Amount of Hours for Each Day

2 hour per day

Admission Requirements

Leaving certificate or equivalent qualifications

Age 23 and above

Start Date and End Date

Start Date: January 31st 2014

Ending Date: End of AprilCourse Fees

Registration Fee: $150.00Tuition fee: $1760.00

Our Teachers expertise for This Course

The teaching staff has diverse experience in the Management & Operations

They are all assessed to ensure that they help the students develop a critical approach to Management & Operations history.

Their qualifications are also certified by famous institutions as a prerequisite before they join the institution.

Banking concepts

Academic Structure This Week

4 hours per week – 5 lectures per week

Banking assessment test on Wednesday

Full time classes for all levels

Number of Hours in General for This Course13 weeks each with 2 hours/ 34 hours

Four semesters of 12 weeks

Total of 146 hours

Amount of Hours for Each Day

1 hour on Monday and two hours on Thursday

Admission Requirements

Pre-intermediate level banking

Start Date and End Date

Start Date: February 22th 2014

End Date: November, 23th 2016Course charges

Registration Fee: $340.00Tuition Fee: $1970.00

Our Teachers Skills for This Course

The teachers are all trained by prominent institutions in their practiced banking focus areas.

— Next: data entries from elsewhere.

template <bool HF>
STAGE void make_constraint(const Ctx c) {
  ASSUME_SHARED(c);
  const DMHead* h = c.h;
  int* cnt = SI(counters);
  if (c.lane == 0) { cnt[CNT_NDR] = 0; cnt[CNT_NWELD] = 0; }
  SYNC();
  for (int e = 0; e < h->neq; e++) {
    if (!MI(eq_active)[e] || MI(eq_type)[e] != B200_EQ_WELD) continue;
    const int nw = cnt[CNT_NWELD], gid = cnt[CNT_NGRP];
    float* wr = SF(weld) + nw * WELD_WORDS;
    const float* data = MF(eq_data) + 11 * e;
    int s1 = MI(eq_obj1)[e], s2 = MI(eq_obj2)[e], b1 = 0, b2 = 0;
    float p1[3] = {0, 0, 0}, p2[3] = {0, 0, 0}, q1[4] = {1, 0, 0, 0}, q2[4] = {1, 0, 0, 0}, t[3];
    if (s1 >= 0) { b1 = MI(site_body)[s1]; qmul(q1, SF(xquat) + 4 * b1, MF(site_quat) + 4 * s1); qrot(t, SF(xquat) + 4 * b1, MF(site_pos) + 3 * s1); for (int k = 0; k < 3; k++) p1[k] = SF(xpos)[3 * b1 + k] + t[k]; }
    if (s2 >= 0) { b2 = MI(site_body)[s2]; qmul(q2, SF(xquat) + 4 * b2, MF(site_quat) + 4 * s2); qrot(t, SF(xquat) + 4 * b2, MF(site_pos) + 3 * s2); for (int k = 0; k < 3; k++) p2[k] = SF(xpos)[3 * b2 + k] + t[k]; }
    qrot(t, q1, data + 3); for (int k = 0; k < 3; k++) p1[k] += t[k];
    qrot(t, q2, data + 0); for (int k = 0; k < 3; k++) p2[k] += t[k];
    const float ts = data[10];
    float quat[4], quat1[4] = {q2[0], -q2[1], -q2[2], -q2[3]}, quat2[4];
    qmul(quat, q1, data + 6);
    qmul(quat2, quat1, quat);
    const bool use1 = b1 > 0 && DM(body_ancdof, b1) != 0;
    float r[3];
    for (int k = 0; k < 3; k++) r[k] = (use1 ? p1[k] : p2[k]) - h->ref[k];
    float K, Bc;
    ref_kb(c, MF(eq_solref) + 2 * e, MF(eq_solimp)[5 * e + 1], &K, &Bc);
    LANES(k, 6) {
      float* w = wr + W_W + 6 * k;
      float cp;
      if (k < 3) {
        float e3[3] = {k == 0 ? 1.f : 0.f, k == 1 ? 1.f : 0.f, k == 2 ? 1.f : 0.f};
        cross3(w, r, e3); w[3] = e3[0]; w[4] = e3[1]; w[5] = e3[2];
        cp = k == 0 ? p1[0] - p2[0] : (k == 1 ? p1[1] - p2[1] : p1[2] - p2[2]);
      } else {
        const int kk = k - 3;
        for (int a = 0; a < 3; a++) {
          float qa[4] = {0, a == 0 ? 1.f : 0.f, a == 1 ? 1.f : 0.f, a == 2 ? 1.f : 0.f}, t1[4], t2[4];
          qmul(t1, quat1, qa); qmul(t2, t1, quat);
          w[a] = 0.5f * ts * (kk == 0 ? t2[1] : (kk == 1 ? t2[2] : t2[3])); w[3 + a] = 0;
        }
        cp = ts * (kk == 0 ? quat2[1] : (kk == 1 ? quat2[2] : quat2[3]));
      }
      float imp = impedance(MF(eq_solimp) + 5 * e, cp, 0.f);
      float R = fmaxf((1 - imp) / imp * MF(eq_invweight)[2 * e + (k < 3 ? 0 : 1)], B200_MINVAL);
      wr[W_D + k] = 1.0f / R; wr[W_JAR + k] = K * imp * cp;
    }
    if (c.lane == 0) {
      wr[W_B] = Bc;
      ((int*)wr)[W_GRP] = gid;
      int* gi = (int*)(SF(group) + gid * GRP_WORDS);
      dmask_t ma = DM(body_ancdof, b2), mb = DM(body_ancdof, b1);
      gi[G_RANGE] = 0;
      grp_set_masks(gi, ma ^ mb, mb);
    }
    SYNC();
    if (c.lane == 0) { cnt[CNT_NGRP] = gid + 1; cnt[CNT_NWELD] = nw + 1; }
    SYNC();
  }
  for (int base = 0; base < h->njnt; base += WARP_W) {
    int j = base + c.lane;
    int nrow = 0; float dist0 = 0, dist1 = 0, sgn0 = 0, sgn1 = 0;
    if (j < h->njnt && MI(jnt_limited)[j] && MI(jnt_type)[j] != B200_JNT_FREE) {
      float q = SF(qpos)[MI(jnt_qposadr)[j]], margin = MF(jnt_margin)[j];
      float dl = q - MF(jnt_range)[2 * j], du = MF(jnt_range)[2 * j + 1] - q;
      if (dl < margin) { dist0 = dl; sgn0 = 1.f; nrow = 1; }
      if (du < margin) { if (nrow) { dist1 = du; sgn1 = -1.f; } else { dist0 = du; sgn0 = -1.f; } nrow++; }
    }
    int total, slot = wexscan(nrow, c.lane, &total);
    int basec = cnt[CNT_NDR];
    SYNC();
#pragma unroll
    for (int k = 0; k < 2; k++) {
      int id = basec + slot + k;
      if (k >= nrow || id >= h->ndr_max) continue;
      const float distk = k ? dist1 : dist0, sgnk = k ? sgn1 : sgn0;
      float* dr = SF(dofrow) + id * DR_WORDS;
      int* di = (int*)dr;
      int d = MI(jnt_dofadr)[j];
      float margin = MF(jnt_margin)[j];
      float solimp[5] = {GF(jnt_solimp)[5 * j], GF(jnt_solimp)[5 * j + 1], GF(jnt_solimp)[5 * j + 2], GF(jnt_solimp)[5 * j + 3], GF(jnt_solimp)[5 * j + 4]};
      float solref[2] = {GF(jnt_solref)[2 * j], GF(jnt_solref)[2 * j + 1]};
      float imp = impedance(solimp, distk, margin);
      float K, Bc;
      ref_kb(c, solref, solimp[1], &K, &Bc);
      float R = fmaxf((1 - imp) / imp * MF(dof_invweight0)[d], B200_MINVAL);
      di[DR_DOF] = d; dr[DR_COEF] = sgnk; di[DR_DOF2] = -1; dr[DR_COEF2] = 0;
      dr[DR_D] = 1.0f / R; dr[DR_JAR] = K * imp * (distk - margin); dr[DR_JV] = Bc;
    }
    if (c.lane == 0) { int nn = basec + total; if (nn > h->ndr_max) { nn = h->ndr_max; cnt[CNT_OVERFLOW] |= 8; } cnt[CNT_NDR] = nn; }
    SYNC();
  }
  if (HF) for (int base = 0; base < h->nten; base += WARP_W) {
    int t = base + c.lane;
    int nrow = 0; float dist0 = 0, dist1 = 0, sgn0 = 0, sgn1 = 0;
    if (t < h->nten) {
      float len = MF(ten_coef)[2 * t] * SF(qpos)[MI(ten_qadr)[2 * t]];
      if (MI(ten_dof)[2 * t + 1] >= 0) len += MF(ten_coef)[2 * t + 1] * SF(qpos)[MI(ten_qadr)[2 * t + 1]];
      float margin = MF(ten_margin)[t];
      float dl = len - MF(ten_range)[2 * t], du = MF(ten_range)[2 * t + 1] - len;
      if (dl < margin) { dist0 = dl; sgn0 = 1.f; nrow = 1; }
      if (du < margin) { if (nrow) { dist1 = du; sgn1 = -1.f; } else { dist0 = du; sgn0 = -1.f; } nrow++; }
    }
    int total, slot = wexscan(nrow, c.lane, &total);
    int basec = cnt[CNT_NDR];
    SYNC();
#pragma unroll
    for (int k = 0; k < 2; k++) {
      int id = basec + slot + k;
      if (k >= nrow || id >= h->ndr_max) continue;
      const float distk = k ? dist1 : dist0, sgnk = k ? sgn1 : sgn0;
      float* dr = SF(dofrow) + id * DR_WORDS;
      int* di = (int*)dr;
      float margin = MF(ten_margin)[t];
      float solimp[5] = {GF(ten_solimp)[5 * t], GF(ten_solimp)[5 * t + 1], GF(ten_solimp)[5 * t + 2], GF(ten_solimp)[5 * t + 3], GF(ten_solimp)[5 * t + 4]};
      float solref[2] = {GF(ten_solref)[2 * t], GF(ten_solref)[2 * t + 1]};
      float imp = impedance(solimp, distk, margin);
      float K, Bc;
      ref_kb(c, solref, solimp[1], &K, &Bc);
      float R = fmaxf((1 - imp) / imp * GF(ten_invweight)[t], B200_MINVAL);
      di[DR_DOF] = MI(ten_dof)[2 * t]; dr[DR_COEF] = sgnk * MF(ten_coef)[2 * t];
      di[DR_DOF2] = MI(ten_dof)[2 * t + 1]; dr[DR_COEF2] = sgnk * MF(ten_coef)[2 * t + 1];
      dr[DR_D] = 1.0f / R; dr[DR_JAR] = K * imp * (distk - margin); dr[DR_JV] = Bc;
    }
    if (c.lane == 0) { int nn = basec + total; if (nn > h->ndr_max) { nn = h->ndr_max; cnt[CNT_OVERFLOW] |= 8; } cnt[CNT_NDR] = nn; }
    SYNC();
  }
#ifdef B200_KITCHEN
  if (c.lane == 0) {
    for (int e = 0; e < h->neq; e++) {
      if (!MI(eq_active)[e] || MI(eq_type)[e] != B200_EQ_JOINT) continue;
      int id = cnt[CNT_NDR];
      if (id >= h->ndr_max) { cnt[CNT_OVERFLOW] |= 8; break; }
      const float* data = MF(eq_data) + 11 * e;
      int j1 = MI(eq_obj1)[e], j2 = MI(eq_obj2)[e];
      float pos = SF(qpos)[MI(jnt_qposadr)[j1]] - MF(jnt_qpos0)[j1], deriv = 0.f;
      if (j2 >= 0) {
        float dif = SF(qpos)[MI(jnt_qposadr)[j2]] - MF(jnt_qpos0)[j2];
        pos -= data[0] + dif * (data[1] + dif * (data[2] + dif * (data[3] + dif * data[4])));
        deriv = data[1] + dif * (2 * data[2] + dif * (3 * data[3] + dif * 4 * data[4]));
      } else pos -= data[0];
      float* dr = SF(dofrow) + id * DR_WORDS;
      int* di = (int*)dr;
      float imp = impedance(MF(eq_solimp) + 5 * e, pos, 0.f);
      float K, Bc;
      ref_kb(c, MF(eq_solref) + 2 * e, MF(eq_solimp)[5 * e + 1], &K, &Bc);
      float R = fmaxf((1 - imp) / imp * MF(eq_invweight)[2 * e], B200_MINVAL);
      di[DR_DOF] = MI(jnt_dofadr)[j1]; dr[DR_COEF] = 1.f;
      di[DR_DOF2] = j2 >= 0 ? MI(jnt_dofadr)[j2] : -1; dr[DR_COEF2] = -deriv;
      dr[DR_D] = -1.0f / R; dr[DR_JAR] = K * imp * pos; dr[DR_JV] = Bc;
      cnt[CNT_NDR] = id + 1;
    }
  }
  SYNC();
#endif
  if (HF) { LANES(d, h->nfric) SF(fric)[d] = 0.f; SYNC(); }
}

They have exposed experience in ensuring their students develop a critical perspective towards their studies. This is supported by the provision of course materials in their practice.

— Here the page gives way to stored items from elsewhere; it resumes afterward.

@@ -3114,6 +3144,7 @@
 		const bool part = dist();
 		TileEnv te{ p_, cnt_, part ? own_lo_ : 0, part ? own_lo_ + own_span_ : m_, h0_alt_, bins_alt_, tile_cap_, tcur_alt_, lead_alt_ ? lead_alt_ : lead_,
 			opflag_alt_ ? opflag_alt_ : opflag_, tgt_, pendf_, flag, cfg_.benign_sharers ? 1u : 0u, part ? 16u : 2u, part ? 254u : 0x7FFFFFFFu };
+		if (!part) { te.lead_implicit = cfg_.lead_implicit ? 1u : 0u; te.lead_stat = lead_stat(); te.amask = amask_alt_; }
 		const uint64_t R = part ? (uint64_t)comm_.world : 1, me = part ? (uint64_t)comm_.rank : 0;
 		if (part && R > cfg_.dist_hash_all_ranks) {
 			const uint64_t chunk = ((T + R - 1) / R + 7) & ~7ull;
@@ -3152,6 +3183,7 @@
 		staged_ok_ = true;
 	}
 	bool staged_ok_ = false; uint32_t stage_flag_ = 0;
+	uint64_t* lead_stat() { return BE::ITEM_GROUP_LOG2 == 0 ? stats_.lead_stores : nullptr; }
 	bool purity_done_ = false;
 	std::function<void()> stage_next_;
 
@@ -3322,6 +3354,7 @@
 	struct Stats { uint64_t rounds = 0, walked = 0, rewalked = 0, candidates = 0, breaks = 0, insert_rounds = 0, commit_rounds = 0, generated = 0;
 	               uint64_t bulk_calls = 0, bulk_steps = 0, lin_steps = 0, guide_slots = 0, chain_steps = 0, batch_cuts = 0, overflows = 0, memo_hits = 0, memo_adds = 0;
 	               uint64_t tiled_ops = 0, tiled_pending = 0, tile_overflows = 0, cls_covered_reads = 0, archive_bases = 0, cls_decided_reads = 0;
+	               uint64_t lead_stores[2] = { 0, 0 };
 	               uint64_t commit_rounds_incremental = 0, commit_dirty_records = 0, commit_first_chunk_decided = 0; };
 	Stats stats()
 	{
@@ -3460,6 +3493,7 @@
 	uint64_t* pgrp_ = nullptr;
 	uint8_t* wmask_ = nullptr; uint32_t* bad_ = nullptr; uint32_t* cochg_ = nullptr;
 	uint32_t* lead_alt_ = nullptr; uint8_t* opflag_alt_ = nullptr;
+	uint64_t* amask_ = nullptr; uint64_t* amask_alt_ = nullptr;
 	bool staged_purity_ = false;
 	Guide guide_{ nullptr, 0, nullptr, 0, nullptr }; uint64_t* guide_tab_ = nullptr; uint32_t guide_log2_ = 0;
 	uint8_t* guide_seen_ = nullptr; uint64_t guide_seen_bytes_ = 0;
@@ -3595,11 +3629,13 @@
 					if (cfg_.overlap_purity && !routed()) {
 						lead_alt_ = (uint32_t*)be_.alloc(nb * 4);
 						opflag_alt_ = (uint8_t*)be_.alloc(nb + 8);
+						if (cfg_.apply_mask && !dist()) amask_alt_ = (uint64_t*)be_.alloc(ntiles_ * ((tile_cap_ + 63u) >> 6) * 8);
 					}
 				}
 			}
 			lead_ = (uint32_t*)be_.alloc(nb * 4);
 			opflag_ = (uint8_t*)be_.alloc(nb + 8);
+			if (cfg_.apply_mask && !dist()) amask_ = (uint64_t*)be_.alloc(ntiles_ * ((tile_cap_ + 63u) >> 6) * 8);
 			tgt_ = (uint8_t*)be_.alloc(nb);
 			pendf_ = (uint8_t*)be_.alloc(nb + 8);
 			pgrp_ = (uint64_t*)be_.alloc((nb / PEND_GROUP + 2) * 8);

Banking & Finance Security

Academic Structure This Week

4 hours per week – 1hours Tuesday and 1 hour Friday

Principals of Banking & Finance Security on Wednesday

Full time classes for all students

Amount of Hours in General for This Course

Four semesters for the full course

11 weeks per semester with 4 hours each week/ 36 hours

Total 143 hours

Duration of Hours for Each Day

Two or 3 hours for each day

Admission Requirements

Intermediate Principals of Banking & Finance Security

Principals of Banking & Finance Security test before admission with 60% performance

Excellent A levels or equivalentStart Date and End Date

Start Date: Spring 2015

End Date: Autumn 2017Course Fees

Enrolment Fee: $760.00Early enrollment: $9700.00

Our Teachers Skills for This Course

The instruction entails the use of the professional peers and practical application

. While the peers are picked from the best performing students, the teachers are qualified staff and approved by the administrative board.